Thanks, but the reason why I asked is because perhaps "gustar" originally meant "to taste" (like Old French _gouster_ (think "goûter")). And the use of plazer reminds me of French "plaire", e.g. "s'il vous plaît" = "Si os place" (If it pleases you, i.e. "if you like it").

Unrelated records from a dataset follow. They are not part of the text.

# pdishuck/GAVISUNK

Measured on NVIDIA B200. Metric: ont_read_gbp_per_s_sunk_matched_validated, higher is better.
Workload: dtype u64

## Files before the change

gavisunk_b200/csrc/probe.cu:

```cuda
#include "table.cuh"
#include <stdlib.h>
#include <vector>

#ifndef PW_WARPS
#define PW_WARPS 8
#endif
#ifndef PW_BLOCKS
#define PW_BLOCKS 4
#endif
#define PW_TILE 512
static_assert(PW_TILE == GVS_TILE_BASES, "ctx.cu sizes the copy segments in probe tiles");
#define PW_RING 64
#define PW_MAXB 32

#define FLAG_KEYERROR 1u
#define FLAG_OVERFLOW 2u

__device__ __forceinline__ u32 p_codes4(u32 x) {
  u32 f = ((x >> 1) ^ (x >> 2)) & 0x03030303u;
  u32 l = x | 0x20202020u;
  u32 letter = __vcmpeq4(l, 0x63636363u) | __vcmpeq4(l, 0x67676767u) | __vcmpeq4(l, 0x74747474u) |
               __vcmpeq4(l, 0x75757575u);
  u32 low = __vcmpeq4(x & 0xFCFCFCFCu, 0u);
  return (f & letter) | (x & low & 0x03030303u);
}
__device__ __forceinline__ u32 p_codes4_fast(u32 x, u32& bad) {
  u32 f = ((x >> 1) ^ (x >> 2)) & 0x03030303u;
  u32 t = f | (f >> 4);
  u32 sel = __byte_perm(t, 0u, 0x4420);
  u32 letters = __byte_perm(0x54474341u, 0u, sel);
  bad |= letters ^ (x & 0xDFDFDFDFu);
  return f;
}
__device__ __forceinline__ u32 p_be8_top(u32 c) { return c * 0x40100401u; }
__device__ __forceinline__ u32 p_gather_top(u32 px, u32 py, u32 pz, u32 pw) {
  u32 t1 = __byte_perm(py, px, 0x0073);
  u32 t2 = __byte_perm(pw, pz, 0x0073);
  return __byte_perm(t2, t1, 0x5410);
}
__device__ __forceinline__ u32 p_pack16_be(uint4 v) {
  return p_gather_top(p_be8_top(p_codes4(v.x)), p_be8_top(p_codes4(v.y)), p_be8_top(p_codes4(v.z)), p_be8_top(p_codes4(v.w)));
}
__device__ __forceinline__ u32 p_pack16_be_fast(uint4 v, u32& bad) {
  return p_gather_top(p_be8_top(p_codes4_fast(v.x, bad)), p_be8_top(p_codes4_fast(v.y, bad)),
                      p_be8_top(p_codes4_fast(v.z, bad)), p_be8_top(p_codes4_fast(v.w, bad)));
}
__device__ __forceinline__ u32 p_rc16(u32 w) {
  u32 x = __brev(~w);
  return ((x >> 1) & 0x55555555u) | ((x & 0x55555555u) << 1);
}
template <int LEN>
__device__ __forceinline__ u64 p_extract(u32 a, u32 b, u32 c, int off) {
  int s = 2 * off;
  u32 hi = __funnelshift_l(b, a, s);
  u32 lo = __funnelshift_l(c, b, s);
  u64 v = ((u64)hi << 32) | lo;
  return v >> (64 - 2 * LEN);
}

struct __align__(16) WarpSmem {
  u32 fw[PW_RING];
  u32 rc[PW_RING];
  uint4 raw[32];
  u64 bar;
  u32 bound[20];
  u32 shrt[20];
  u32 bpos[PW_MAXB];
  u32 bidx[PW_MAXB];
  u32 cand[PW_TILE / 32];
  u16 inv[32];
  u32 q_row[PW_TILE];
  u16 q_p[PW_TILE];
  u32 s_blk[32][3];
  u16 s_p[32];
};

template <int K>
__device__ __forceinline__ u64 p_fwd_at(const WarpSmem& sm, u32 rb, u32 p) {
  u32 wi = rb + (p >> 4);
  return p_extract<K>(sm.fw[wi & 63], sm.fw[(wi + 1) & 63], sm.fw[(wi + 2) & 63], p & 15);
}
template <int K>
__device__ __forceinline__ u64 p_rc_at(const WarpSmem& sm, u32 rb, u32 p) {
  u32 e = p + K, c = (e + 15) >> 4;
  u32 wi = rb + c - 1;
  return p_extract<K>(sm.rc[wi & 63], sm.rc[(wi - 1) & 63], sm.rc[(wi - 2) & 63], 16 * c - e);
}
template <int K>
__device__ __forceinline__ u64 p_canon_at(const WarpSmem& sm, u32 rb, u32 p, bool force_last_a) {
  u64 f = p_fwd_at<K>(sm, rb, p), r = p_rc_at<K>(sm, rb, p);
  if (force_last_a) {
    f &= ~3ull;
    r |= 3ull << (2 * (K - 1));
  }
  return f < r ? f : r;
}

struct Probe2Params {
  const u8* __restrict__ seq;
  u64 total;
  const u64* __restrict__ read_off;
  u64 n_reads;
  u64 tile_begin, tile_stop;
  u64 span_base;
  u32 span_tiles, n_spans;
  u32* span_ctr;
  u32 blk_stream;
  const u32* __restrict__ filt;
  u32 filt_mask;
  const u32* __restrict__ filt1;
  u32 filt1_words;
  TabView tab;
  u32* hit_read;
  u32* hit_w;
  u32* hit_row;
  u32* hit_gidx;
  u8* hit_nf;
  u64 hit_cap;
  u32* flags;
  u32* warp_cnt;
  u64 cap_w;
};
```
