@@ -85,13 +89,14 @@
 #pragma unroll
     for (int i = 0; i < HD / 2; ++i) o[i] = 0.f;
     float m_run[2] = {-INFINITY, -INFINITY}, l_run[2] = {0.f, 0.f};
-
-    mbar_wait(q_full, 0, 10);
-    for (int j = 0; j < n_kv; ++j) {
-        const int s = j & (KV_STAGES - 1);
+    float sc[ATT_TILE / 2];
+    uint32_t pa[ATT_TILE / 16][4];
+    float corr[2];
+
+    auto issue_s = [&](int j) {
+        const int s = j % KV_STAGES;
         mbar_wait(&kv_full[s], (j / KV_STAGES) & 1, 11);
-        const uint32_t sk = smem_u32(sK + s * TILE_BYTES), sv = smem_u32(sV + s * TILE_BYTES);
-        float sc[ATT_TILE / 2];
+        const uint32_t sk = smem_u32(sK + s * TILE_BYTES);
         wgmma_fence();
 #pragma unroll
         for (int c = 0; c < CH::NCHUNK; ++c) {
@@ -102,9 +107,24 @@
                                          chunk_desc_kmajor(sk + CH::offset(c, ATT_TILE), w, k), (c != 0 || k != 0) ? 1u : 0u);
         }
         wgmma_commit();
-        wgmma_wait<0>();
-        reg_fence<ATT_TILE / 2>(sc);
-
+    };
+    auto issue_pv = [&](int j) {
+        const uint32_t sv = smem_u32(sV + (j % KV_STAGES) * TILE_BYTES);
+        wgmma_fence();
+#pragma unroll
+        for (int c = 0; c < CH::NCHUNK; ++c) {
+#pragma unroll
+            for (int kk = 0; kk < ATT_TILE / 16; ++kk) {
+                if (CH::width(c) == 64)
+                    wgmma_rs<64, 1>(o + CH::col(c) / 2, pa[kk], chunk_desc_mnmajor(sv + CH::offset(c, ATT_TILE), 64, kk), 1u);
+                else
+                    wgmma_rs<(CH::REM ? CH::REM : 16), 1>(o + CH::col(c) / 2, pa[kk],
+                                                          chunk_desc_mnmajor(sv + CH::offset(c, ATT_TILE), CH::REM, kk), 1u);
+            }
+        }
+        wgmma_commit();
+    };
+    auto softmax = [&](int j) {
         const bool diag = j == loc.tile;
         const int kbase = j * ATT_TILE + wc;
 #pragma unroll
@@ -120,7 +140,7 @@
                 }
             mx = fmaxf(mx, __shfl_xor_sync(0xffffffffu, mx, 1));
             mx = fmaxf(mx, __shfl_xor_sync(0xffffffffu, mx, 2));
-            const float corr = fast_exp2((m_run[h] - mx) * p.scale_log2);
+            corr[h] = fast_exp2((m_run[h] - mx) * p.scale_log2);
             const float neg_m = -mx * p.scale_log2;
             float lsum = 0.f;
 #pragma unroll
@@ -134,40 +154,55 @@
                         pr *= attn_drop_scale(p.drop, head_key, loc.doc_start + qr[h], loc.doc_start + kbase + 8 * b + e);
                     x = pr;
                 }
-            l_run[h] = l_run[h] * corr + lsum;
+            l_run[h] = l_run[h] * corr[h] + lsum;
             m_run[h] = mx;
+        }
+    };
+    auto rescale_and_pack = [&]() {
+#pragma unroll
+        for (int h = 0; h < 2; ++h)
 #pragma unroll
             for (int b = 0; b < HD / 8; ++b) {
-                o[4 * b + 2 * h] *= corr;
-                o[4 * b + 2 * h + 1] *= corr;
+                o[4 * b + 2 * h] *= corr[h];
+                o[4 * b + 2 * h + 1] *= corr[h];
             }
-        }
-        uint32_t pa[ATT_TILE / 16][4];
 #pragma unroll
         for (int kk = 0; kk < ATT_TILE / 16; ++kk) acc_to_a_frag(sc, kk, pa[kk]);
-
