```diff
diff --git a/myrrix-recommender_amd/csrc/band_cuts.h b/myrrix-recommender_amd/csrc/band_cuts.h
--- /dev/null
+++ b/myrrix-recommender_amd/csrc/band_cuts.h
@@ -0,0 +1,64 @@
+#pragma once
+
+#include <algorithm>
+#include <cstdint>
+#include <vector>
+
+namespace mals {
+
+struct BandPiece {
+  int64_t off;
+  int32_t len;
+  int32_t band;
+};
+
+inline void equal_pieces(int64_t off, int64_t len, int64_t seg_b, std::vector<BandPiece>& out) {
+  const int64_t nseg = (len + seg_b - 1) / seg_b;
+  int64_t per = (len + nseg - 1) / nseg;
+  per = (per + 3) & ~(int64_t)3;
+  for (int64_t b = 0; b < len; b += per) out.push_back(BandPiece{off + b, (int32_t)std::min(per, len - b), 0});
+}
+
+inline bool band_pieces(int64_t len, const int32_t* cuts, int n_bands, int64_t seg_b, int64_t min_piece, std::vector<BandPiece>& out) {
+  const size_t first = out.size();
+  bool ascending = cuts != nullptr && n_bands >= 1 && cuts[0] == 0 && cuts[n_bands] == len;
+  for (int b = 0; ascending && b < n_bands; ++b) ascending = cuts[b] <= cuts[b + 1];
+  bool banded = ascending && n_bands >= 2 && len >= 2 * min_piece;
+  if (banded) {
+    auto edge = [&](int b) -> int64_t { return b == n_bands ? len : (int64_t)(cuts[b] & ~3); };
+    int64_t start = 0;
+    std::vector<int64_t> ends;
+    for (int b = 1; b <= n_bands; ++b) {
+      const int64_t e = edge(b);
+      if (e - start >= min_piece) {
+        ends.push_back(e);
+        start = e;
+      }
+    }
+    if (start < len) {
+      if (ends.empty()) ends.push_back(len);
+      else ends.back() = len;
+    }
+    banded = ends.size() >= 2;
+    if (banded) {
+      start = 0;
+      for (const int64_t e : ends) {
+        equal_pieces(start, e - start, seg_b, out);
+        start = e;
+      }
+    }
+  }
+  if (!banded) equal_pieces(0, len, seg_b, out);
+  int b = 0;
+  for (size_t i = first; i < out.size(); ++i) {
+    if (!ascending) {
+      out[i].band = -1;
+      continue;
+    }
+    while (b + 1 < n_bands && (int64_t)(cuts[b + 1] & ~3) <= out[i].off) ++b;
+    out[i].band = b;
+  }
+  return banded;
+}
+
+}
diff --git a/myrrix-recommender_amd/csrc/mals_api.hip b/myrrix-recommender_amd/csrc/mals_api.hip
--- a/myrrix-recommender_amd/csrc/mals_api.hip
+++ b/myrrix-recommender_amd/csrc/mals_api.hip
@@ -7,6 +7,7 @@
 #include "topn_kernels.h"
 #include "mals_internal.h"
 #include "hip_buffer.h"
+#include "band_cuts.h"
 
 #include <hip/hip_runtime.h>
 
@@ -245,6 +246,66 @@
 
 int64_t slot_floats(int T) { return (int64_t)(tri(T) * 4 + T) * 64; }
 
+constexpr int64_t BAND_BYTES = 64ll << 20;
+constexpr int64_t BAND_MIN_TABLE = 256ll << 20;
+constexpr int64_t BAND_MIN_PIECE = 2048;
+constexpr int BAND_MAX_DEFAULT = 256;
+constexpr int MAX_BANDS = 4096;
+
+int band_cut_table(mals_handle h, const SideState& s, int& n_bands, int64_t& band_cols, std::vector<int32_t>& cut_tab) {
+  n_bands = 0;
+  band_cols = 0;
+  cut_tab.clear();
+  int64_t band_bytes = BAND_BYTES;
+  bool forced = false;
+  if (const char* e = std::getenv("MALS_BAND_BYTES")) {
+    band_bytes = std::atoll(e);
+    forced = true;
+  }
+  const int k = h->cfg.features;
+  const int64_t row_bytes = 4 * (int64_t)(k % 16 == 0 ? k : 16 * h->T);
+  const int64_t n_cols = (int64_t)s.col_max - s.col_min + 1;
+  if (band_bytes <= 0 || s.nnz == 0 || n_cols <= 1 || (!forced && n_cols * row_bytes <= BAND_MIN_TABLE)) return MALS_OK;
+  band_cols = std::max<int64_t>(1, band_bytes / row_bytes);
+  band_cols = std::max<int64_t>(band_cols, (n_cols + MAX_BANDS - 1) / MAX_BANDS);
+  const int nb = (int)((n_cols + band_cols - 1) / band_cols);
+  if (nb < 2 || (!forced && nb > BAND_MAX_DEFAULT)) return MALS_OK;
+  const int seg = h->cfg.segment_nnz;
+  const std::vector<int64_t>& rp = s.h_row_ptr;
+  std::vector<int32_t> rows;
+  std::vector<int2> units;
+  for (int64_t r = 0; r < s.n_local; ++r) {
+    const int64_t len = rp[r + 1] - rp[r];
+    if (len <= seg) continue;
+    if (len > std::numeric_limits<int32_t>::max()) return MALS_OK;
+    for (int64_t u = 0; u * BAND_UNIT < len - 1; ++u) units.push_back(int2{(int)rows.size(), (int)u});
+    rows.push_back((int32_t)r);
+  }
+  if (rows.empty()) return MALS_OK;
+  const int64_t n_rows = (int64_t)rows.size();
+  DeviceBuffer<int32_t> d_rows, d_descent, d_cuts;
+  DeviceBuffer<int2> d_units;
+  HIPCHK(h, d_rows.alloc(rows.size()));
+  HIPCHK(h, d_descent.alloc(rows.size()));
+  HIPCHK(h, d_units.alloc(units.size()));
+  HIPCHK(h, d_cuts.alloc((size_t)n_rows * (size_t)(nb + 1)));
+  HIPCHK(h, hipMemcpyAsync(d_rows.get(), rows.data(), sizeof(int32_t) * rows.size(), hipMemcpyHostToDevice, h->stream));
+  HIPCHK(h, hipMemcpyAsync(d_units.get(), units.data(), sizeof(int2) * units.size(), hipMemcpyHostToDevice, h->stream));
+  HIPCHK(h, hipMemsetAsync(d_descent.get(), 0, sizeof(int32_t) * rows.size(), h->stream));
+  const int64_t max_blocks = (int64_t)h->n_cu * 32;
+  hipLaunchKernelGGL(band_order_kernel, dim3((unsigned)std::min<int64_t>(max_blocks, ((int64_t)units.size() + 3) / 4)), dim3(256), 0, h->stream,
+                     s.row_ptr, s.col, d_rows.get(), d_units.get(), (int64_t)units.size(), d_descent.get());
+  HIPCHK(h, hipGetLastError());
+  hipLaunchKernelGGL(band_cuts_kernel, dim3((unsigned)std::min<int64_t>(max_blocks, (n_rows + 3) / 4)), dim3(256), 0, h->stream, s.row_ptr,
+                     s.col, d_rows.get(), d_descent.get(), n_rows, (int64_t)s.col_min, band_cols, nb, d_cuts.get());
+  HIPCHK(h, hipGetLastError());
+  cut_tab.resize((size_t)n_rows * (size_t)(nb + 1));
+  HIPCHK(h, hipMemcpyAsync(cut_tab.data(), d_cuts.get(), sizeof(int32_t) * cut_tab.size(), hipMemcpyDeviceToHost, h->stream));
+  HIPCHK(h, hipStreamSynchronize(h->stream));
+  n_bands = nb;
+  return MALS_OK;
+}
+
 int build_work_lists(mals_handle h, SideState& s) {
   s.max_abs_val = 0.f;
   s.mean_abs_val = 0.0;
@@ -287,6 +348,14 @@
   const int64_t chunk_rows = want_chunk > 0 ? want_chunk : std::max<int64_t>(n, 1);
   const int n_chunks = (int)std::max<int64_t>(1, (n + chunk_rows - 1) / chunk_rows);
   const std::vector<int64_t>& rp = s.h_row_ptr;
+  int n_bands = 0;
+  int64_t band_cols = 0;
+  std::vector<int32_t> cut_tab;
+  if (int rc = band_cut_table(h, s, n_bands, band_cols, cut_tab)) return rc;
+  int64_t n_long_rows = 0, n_banded_rows = 0;
+  std::vector<BandPiece> pieces;
+  std::vector<int32_t> seg_band;
+  std::vector<int64_t> seg_order;
   std::vector<WorkItem> order;
   std::vector<WorkItem> segs;
   std::vector<RowC> rowsC, groups;
@@ -346,22 +415,24 @@
         w.len = (int32_t)len;
         w.id = (int32_t)r;
       } else {
-        const int64_t nseg = (len + seg_b - 1) / seg_b;
-        int64_t per = (len + nseg - 1) / nseg;
-        per = (per + 3) & ~(int64_t)3;
+        pieces.clear();
+        const int32_t* cuts = n_bands ? cut_tab.data() + (size_t)n_long_rows * (size_t)(n_bands + 1) : nullptr;
+        n_banded_rows += band_pieces(len, cuts, n_bands, seg_b, BAND_MIN_PIECE, pieces) ? 1 : 0;
+        ++n_long_rows;
         RowC rc;
         rc.first_slot = slot;
         rc.row = (int32_t)r;
         rc.nseg = 0;
         rc.stride = 1;
         rc.pad_ = 0;
-        for (int64_t b = 0; b < len; b += per) {
+        for (const BandPiece& pc : pieces) {
           if (slot >= std::numeric_limits<int32_t>::max()) return fail(h, MALS_INVALID_ARG, "too many row segments");
           WorkItem sg;
-          sg.begin = rp[r] + b;
-          sg.len = (int32_t)std::min(per, len - b);
+          sg.begin = rp[r] + pc.off;
+          sg.len = pc.len;
           sg.id = (int32_t)slot++;
           segs.push_back(sg);
+          seg_band.push_back(pc.band);
           ++rc.nseg;
         }
         if (rc.nseg > FINISH_GROUP) {
@@ -395,7 +466,22 @@
     cr.nP = (int64_t)groups.size();
     rowsC.insert(rowsC.end(), groups.begin(), groups.end());
     groups.clear();
-    std::stable_sort(segs.begin() + cr.offB, segs.end(), [](const WorkItem& a, const WorkItem& b) { return a.len > b.len; });
+    {
+      const size_t b0 = (size_t)cr.offB, nb = segs.size() - b0;
+      seg_order.resize(nb);
+      for (size_t i = 0; i < nb; ++i) seg_order[i] = (int64_t)(b0 + i);
+      std::stable_sort(seg_order.begin(), seg_order.end(), [&](int64_t a, int64_t b) {
+        return seg_band[(size_t)a] != seg_band[(size_t)b] ? seg_band[(size_t)a] < seg_band[(size_t)b] : segs[(size_t)a].len > segs[(size_t)b].len;
+      });
+      std::vector<WorkItem> sorted(nb);
+      std::vector<int32_t> sorted_band(nb);
+      for (size_t i = 0; i < nb; ++i) {
+        sorted[i] = segs[(size_t)seg_order[i]];
+        sorted_band[i] = seg_band[(size_t)seg_order[i]];
+      }
+      std::copy(sorted.begin(), sorted.end(), segs.begin() + (int64_t)b0);
+      std::copy(sorted_band.begin(), sorted_band.end(), seg_band.begin() + (int64_t)b0);
+    }
     s.nnzA += cr.nnzA;
     s.nnzB += cr.nnzB;
   }
@@ -417,6 +503,16 @@
                          "zero-filled %lld, segments %lld of %lld long rows (%lld entries)\n",
                  (long long)n, (long long)na, (long long)s.nnzA, (long long)nd[0], (long long)ed[0], (long long)nd[1], (long long)ed[1], (long long)nd[2],
                  (long long)ed[2], (long long)nd[3], (long long)ed[3], (long long)nz, (long long)s.nB, (long long)n_long, (long long)s.nnzB);
+    if (n_bands) {
+      std::vector<int64_t> per_band((size_t)n_bands + 1, 0);
+      for (const int32_t b : seg_band) ++per_band[(size_t)(b + 1)];
+      const int64_t mx = *std::max_element(per_band.begin() + 1, per_band.end());
+      const int64_t mn = *std::min_element(per_band.begin() + 1, per_band.end());
+      std::fprintf(stderr, "[bands] %d bands of %lld columns; %lld of %lld long rows cut at bands; %lld segments of rows whose columns do "
+                           "not ascend; segments per band %lld..%lld, mean %.0f\n",
+                   n_bands, (long long)band_cols, (long long)n_banded_rows, (long long)n_long_rows, (long long)per_band[0], (long long)mn,
+                   (long long)mx, (double)(s.nB - per_band[0]) / n_bands);
+    }
   }
   if (s.nA) {
     HIPCHK(h, s.itemsA.alloc(order.size()));
```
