## Add persistent fused GN conv3x3 kernel prefetching next tile across iterations

Turns the fused GroupNorm conv3x3 halo kernel into an optional persistent form. Each block loops over tiles strided by workers-per-XCD and, during the last chunk of the current tile, restages the halo and DMAs the first weight taps for the next tile. The epilogue is reworked into two half-tile passes so it fits inside a patch buffer while the next tile's prefetch is in flight. This is meant to hide per-tile startup latency and launch tail effects. The cost is much more control complexity, register pressure, and a changed residual load schedule. It is enabled by default for the fused non-upsample convs whose Cin/64 is even.

```diff
diff --git a/rq-vae-transformer_amd/csrc/conv_halo.hip b/rq-vae-transformer_amd/csrc/conv_halo.hip
--- a/rq-vae-transformer_amd/csrc/conv_halo.hip
+++ b/rq-vae-transformer_amd/csrc/conv_halo.hip
@@ -85,9 +85,10 @@
 #else
 #define RQ_CT(slot) do { } while (0)
 #endif
-template <int FUSE_GN, int UPS, int RES>
-__global__ __launch_bounds__(512, 1) void conv3x3_halo_kernel(ConvHaloArgs p) {
+template <int FUSE_GN, int UPS, int RES, bool PERSIST>
+static __device__ __forceinline__ void conv3x3_halo_body(const ConvHaloArgs& p, int wpx) {
     constexpr bool WDMA = RQ_HALO_WDMA != 0;
+    static_assert(!PERSIST || (WDMA && FUSE_GN && !UPS), "the persistent form is the fused conv on the LDS-DMA weight ring");
     constexpr int TH = HT_H, NTH = 512, RPW = 2, NJ = 2, W_IT = 2, TPX = TH * HT_W, W_SETS = 3, W_SLOTS = H_WSLOTS;
     static_assert(!(FUSE_GN && UPS), "the upsample conv has no Normalize in front of it");
     constexpr int PW = UPS ? HT_W / 2 + 2 : HP_W, PH = UPS ? TH / 2 + 2 : TH + 2;
@@ -105,15 +106,26 @@
 
     const int tiles_x = p.W / HT_W, tiles_y = p.H / TH, NT = p.Cout / H_BN;
     const int n_mt = p.B * tiles_y * tiles_x;
-    const int id = blockIdx.x, xcd = id & 7, slot = id >> 3;
+    const int id = blockIdx.x, xcd = id & 7;
+    int slot = id >> 3;
     const int per = (n_mt + 7) >> 3;
-    const int mtile = xcd * per + slot / NT;
-    const int nt = slot - (slot / NT) * NT;
-    if (slot >= per * NT || mtile >= n_mt) return;
-    const int img = mtile / (tiles_y * tiles_x);
-    const int trem = mtile - img * (tiles_y * tiles_x);
-    const int ty0 = (trem / tiles_x) * TH, tx0 = (trem - (trem / tiles_x) * tiles_x) * HT_W;
-    const int n0 = nt * H_BN;
+    auto slot_ok = [&](int s) { return s < per * NT && xcd * per + s / NT < n_mt; };
+    if (!slot_ok(slot)) return;
+    struct Tile { int img, trem, ty0, tx0, n0; };
+    auto decode = [&](int s) {
+        Tile t;
+        const int mtile = xcd * per + s / NT;
+        t.n0 = (s - (s / NT) * NT) * H_BN;
+        t.img = mtile / (tiles_y * tiles_x);
+        t.trem = mtile - t.img * (tiles_y * tiles_x);
+        t.ty0 = (t.trem / tiles_x) * TH;
+        t.tx0 = (t.trem - (t.trem / tiles_x) * tiles_x) * HT_W;
+        return t;
+    };
+    Tile cur = decode(slot);
+    int img = cur.img, trem = cur.trem, ty0 = cur.ty0, tx0 = cur.tx0, n0 = cur.n0;
+    bool has_next = PERSIST && slot_ok(slot + wpx);
+    Tile nxt = has_next ? decode(slot + wpx) : cur;
 
     const char* gX = (const char*)p.x;
     const char* gWt = (const char*)p.w;
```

So I'm looking for clues in Judeo-Spanish for whether gustar had another meaning before it became "to like".


----------



## dahut

vince said:
			
		

> So I'm looking for clues in Judeo-Spanish for whether gustar had another meaning before it became "to like".



Sorry


----------



## Jhorer Brishti

Bengali:
এটা আমার ভাল লাগে না
(eTaa aamaar bhaalo laage naa)
You can also say:
এটা আমার পছন্দ নয়
(*eTaa aamaar pochhondo noy)*

Vince, Ladino is just 16th century Spanish that's still spoken among the descendants of the Sephardic Jews expelled from Spain. Essentially there is very little difference between modern Spanish and Ladino, so any chance that Gustar maintains its original meaning in Ladino is very small. Here's the most informative and reputable site I know concerning the subject:http://www.orbilat.com/Languages/Spanish-Ladino/index.html


----------



## amikama

Hebrew:

*זה לא מוצא חן בעיניי*


----------



## българин

had to add my part....bulgarian

Това не ми харесва. 
Tova ne mi haresva.


----------



## Tisia

*Pesian:*
*من اين را دوست ندارم* (man in ra doust nadaram).

*Kurdish:*
*من ئه مه م پي خوش ناوي *(men amam pe khosh nawi).
*
Finnish:*
En pidä tästä.

Tisia


----------



## LaurieRdMn

vince said:
			
		

> This expression is probably the opposite of the McDonald's slogan "I'm lovin' it"
> 
> French: Je n'aime pas c,a
> Spanish: no me encanta esto
> Portuguese: n~ao amo isto
> Mandarin (Chinese): Wo jiou bu xihuan 我就不喜歡
> Cantonese (Chinese "dialect"): Ngo jau m jongyi 我就唔中意


Spanish: no me gusta/mola esto


----------



## lama

en francais:je n'aime pas ca


----------



## nushh

vince said:
			
		

> Thanks, but the reason why I asked is because perhaps "gustar" originally meant "to taste" (like Old French _gouster_ (think "goûter")).
> (...)
> So I'm looking for clues in Judeo-Spanish for whether gustar had another meaning before it became "to like".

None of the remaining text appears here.